Die Premier League pausiert bis mindestens 30. April. Seit dem 26. März steht bereits fest: Für die englischen Klubs in der siebten Liga und allen Spielklassen darunter ist die Saison mit sofortiger Wirkung beendet. Das haben der englische Fußballverband (FA) und das auf der Insel für die Wettbewerbe unterhalb der vierten Liga zuständige National League System (NLS) gemeinsam entschieden.
Will heißen: Es gibt in diesen Ligen in England Keine Absteiger und Aufsteiger. Dadurch, dass alle bisherigen Ergebnisse der so unheilgeschwängerten Spielzeit 2019/2020 in den betroffenen Wettbewerben annulliert werden, verbleiben alle Klubs in ihren bisherigen Spielklassen. Das hilft vor allem den Mannschaften, die bereits als sichere Absteiger galten, erhalten sie damit doch automatisch die Klasse. Auf der anderen Seite bleibt die bis zum Stopp erfolgreiche Saison zahlreicher Teams ungekrönt. Es gibt keinen Aufstieg.

Ein Saison-Abbruch auch in der Premier League?

Genau hier liegt nun der Knackpunkt. Ob man dieses Verfahren eins zu eins auch auf die höheren, respektive auf die vier englischen Profiligen anwendet, haben die Verantwortlichen offen gelassen. Nimmt man nun an, dass im Falle dieser Ligen genauso verfahren wird, hätte das für die englische Premier League erhebliche Konsequenzen.

Fußball-Idol Rio Ferdinand fordert Premier League Saison Abbruch

Fußball-Idol Rio Ferdinand fordert einen Saison-Abbruch in der englischen Premier League. 
Foto: Shutterstock.

Diese beiden legendären Klubs blieben zweitklassig

Was wäre, wenn… jetzt Schluss wäre? Blicken wir auf die Klubs, die in der Championship auf den Aufstiegsrängen stehen oder für die Premier-League-Playoffs in Frage kämen, wäre es vor allem für Leeds United und West Bromwich Albion bitter. Die „Whites“, immerhin letzter englischer Meister vor Einführung der Premier League 1992, und die „Baggies“ haben mit sieben bzw. sechs Zählern auf Rang eins und zwei einen komfortablen Vorsprung zum Playoff-Feld. Sie müssten ein weiteres Jahr in der Zweitklassigkeit verharren. Sie hätten demnach keine Chance mehr, am üppigsten Pay-TV-Vertrag des Fußballs – so er nach der Corona-Krise in diesem Volumen erhalten bleibt – zu partizipieren. Die Premier League ist mit einem auf drei Spielzeiten gezahlten TV-Geldsegen von fünf Milliarden Euro die lukrativste Liga der Welt. In dieses El Dorado des Fußballs will jeder einziehen. Größter Profiteur im englischen „Fußball-Unterhaus“ wäre der FC Barnsley, der zwar 1997/98 nur eine Saison in der Premier League zubrachte. Allerdings: Die „Tykes“ haben mit Jan Aage Fjörtoft, Heinz Müller, Viv Anderson und dem „Traumhüter“ Lars Leese eine hohe Dichte an Paradiesvögel vorzuweisen. Nicht schlecht! Andererseits liegt Barnsley bei nur 34 Punkten auch mit sieben Zählern Rückstand abgeschlagen auf dem 24. und letzten Platz der Championship. Der Letzte macht das Buch zu.

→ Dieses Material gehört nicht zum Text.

+struct k_doublet_a2u2 { static constexpr bool diag16 = true; };
+struct k_doublet_a2u2_whole_diag_behind { static constexpr bool diag16 = false; };
+template <bool DIAG16>
+__device__ __forceinline__ void a2u2_body(PileupView pv, int nrd_width, const float* __restrict__ g,
+                                                         const double* __restrict__ gp0, const double* __restrict__ tabs,
+                                                         const double* __restrict__ alpha, const int32_t* __restrict__ sched,
+                                                         double* __restrict__ grid, double* __restrict__ l00,
+                                                         uint8_t* __restrict__ flagged, const double* __restrict__ pfin, const double* __restrict__ pseed) {
+  constexpr int V = 32, A = 2, TP = 32, T00 = TP + 2, GS = 3 * V, row_len = 3 * V;
+  __shared__ double s_tab[kTab2];
+  __shared__ double s_w[2][18];
+  __shared__ __attribute__((aligned(16))) double s_q[2][TP][8];
+  __shared__ __attribute__((aligned(16))) double s_g[TP * GS];
+  __shared__ __attribute__((aligned(16))) double s_t00[2][2][T00];
+  __shared__ int64_t s_off[2][TP];
+  __shared__ int32_t s_snp[2][TP];
+  __shared__ uint32_t s_cnt[2][TP];
+  const double* s_log = s_tab + kLut2;
+  const int tid = threadIdx.x;
+  stage_k2_tables(s_tab, tabs, tid, kThreads);
+  if (tid < 18) {
+    const int n = tid / 9, l = (tid % 9) / 3, m = tid % 3;
+    const double p = 0.5 * l + (m - l) * 0.5 * alpha[n];
+    s_w[n][tid % 9] = p;
+    s_w[n][9 + tid % 9] = 1.0 - p;
+  }
+  __syncthreads();
+
+  const int slot0 = 2 * (int)blockIdx.x;
+  const bool two = slot0 + 1 < pv.B;
+  const bool slab0 = blockIdx.y == 0;
+  const int hb = (tid >> 5) & 1, hl = tid & 31;
+  const int bb = (tid >> 6) & 1, ti1 = (tid & 63) >> 1, n1 = tid & 1;
+  const int32_t cell0 = sched[slot0], cell1 = two ? sched[slot0 + 1] : cell0;
+  const int32_t cell_h = hb ? cell1 : cell0;
+  const int64_t p_beg = pv.cell_pair_off[cell_h];
+  int64_t rd_base = pv.cell_read_off[cell_h];
+  const int np = (int)(pv.cell_pair_off[cell0 + 1] - pv.cell_pair_off[cell0]);
+
+  const int u = tid + kThreads * (int)blockIdx.y, uj = u & 31, ud = 1 + (u >> 5);
+  const bool udiag = DIAG16 && u >= 496;
+  const int uk = udiag ? uj : (uj + ud) & 31;
+  const double* const ga = s_g + uj * 3;
+  const double* const gb = s_g + uk * 3;
+  double acc[2][4];
+#pragma unroll
+  for (int c = 0; c < 2; ++c) { acc[c][0] = 0.0; acc[c][1] = 0.0; acc[c][2] = 0.0; acc[c][3] = 0.0; }
+  bool ok = true;
+  double acc00 = 0.0;
+  const DmxLogPins lk = dmx_log_pins();
+
+  for (int tbase = 0; tbase < np; tbase += TP) {
+    const int tp = min(TP, np - tbase);
+    if (tid < 64) load_tile_headers<TP>(pv, nrd_width, p_beg, (int64_t)tbase, tp, hl, rd_base, s_cnt[hb], s_off[hb], s_snp[hb]);
+    __syncthreads();
+    if (tid < 64) rd_base = s_off[hb][tp - 1] + (int64_t)s_cnt[hb][tp - 1];
+    stage_geno_rows<kThreads>(g, s_snp[0], tp, tid, row_len, GS, s_g);
+    if (tid < 4 * TP) {
+      const bool on = ti1 < tp;
+      const uint32_t cnt = on ? s_cnt[bb][ti1] : 0u;
+      const int64_t off = on ? s_off[bb][ti1] : 0;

Liverpools Saison der Rekorde nichts wert?

Sportlich gesehen würde ein Saison-Abbruch aber den souveränsten englischen Tabellenführer aller Zeiten ins Mark treffen, den FC Liverpool. 25 Punkte Vorsprung – am 21. März hätten Jürgen Klopp und Co. bei optimalem Verlauf die früheste Meisterschaft der Premier-League-Historie feiern können – und eine Fülle von Rekorden würden zu einer traurigen Fußnote der Geschichte verkommen. Das darf nicht sein.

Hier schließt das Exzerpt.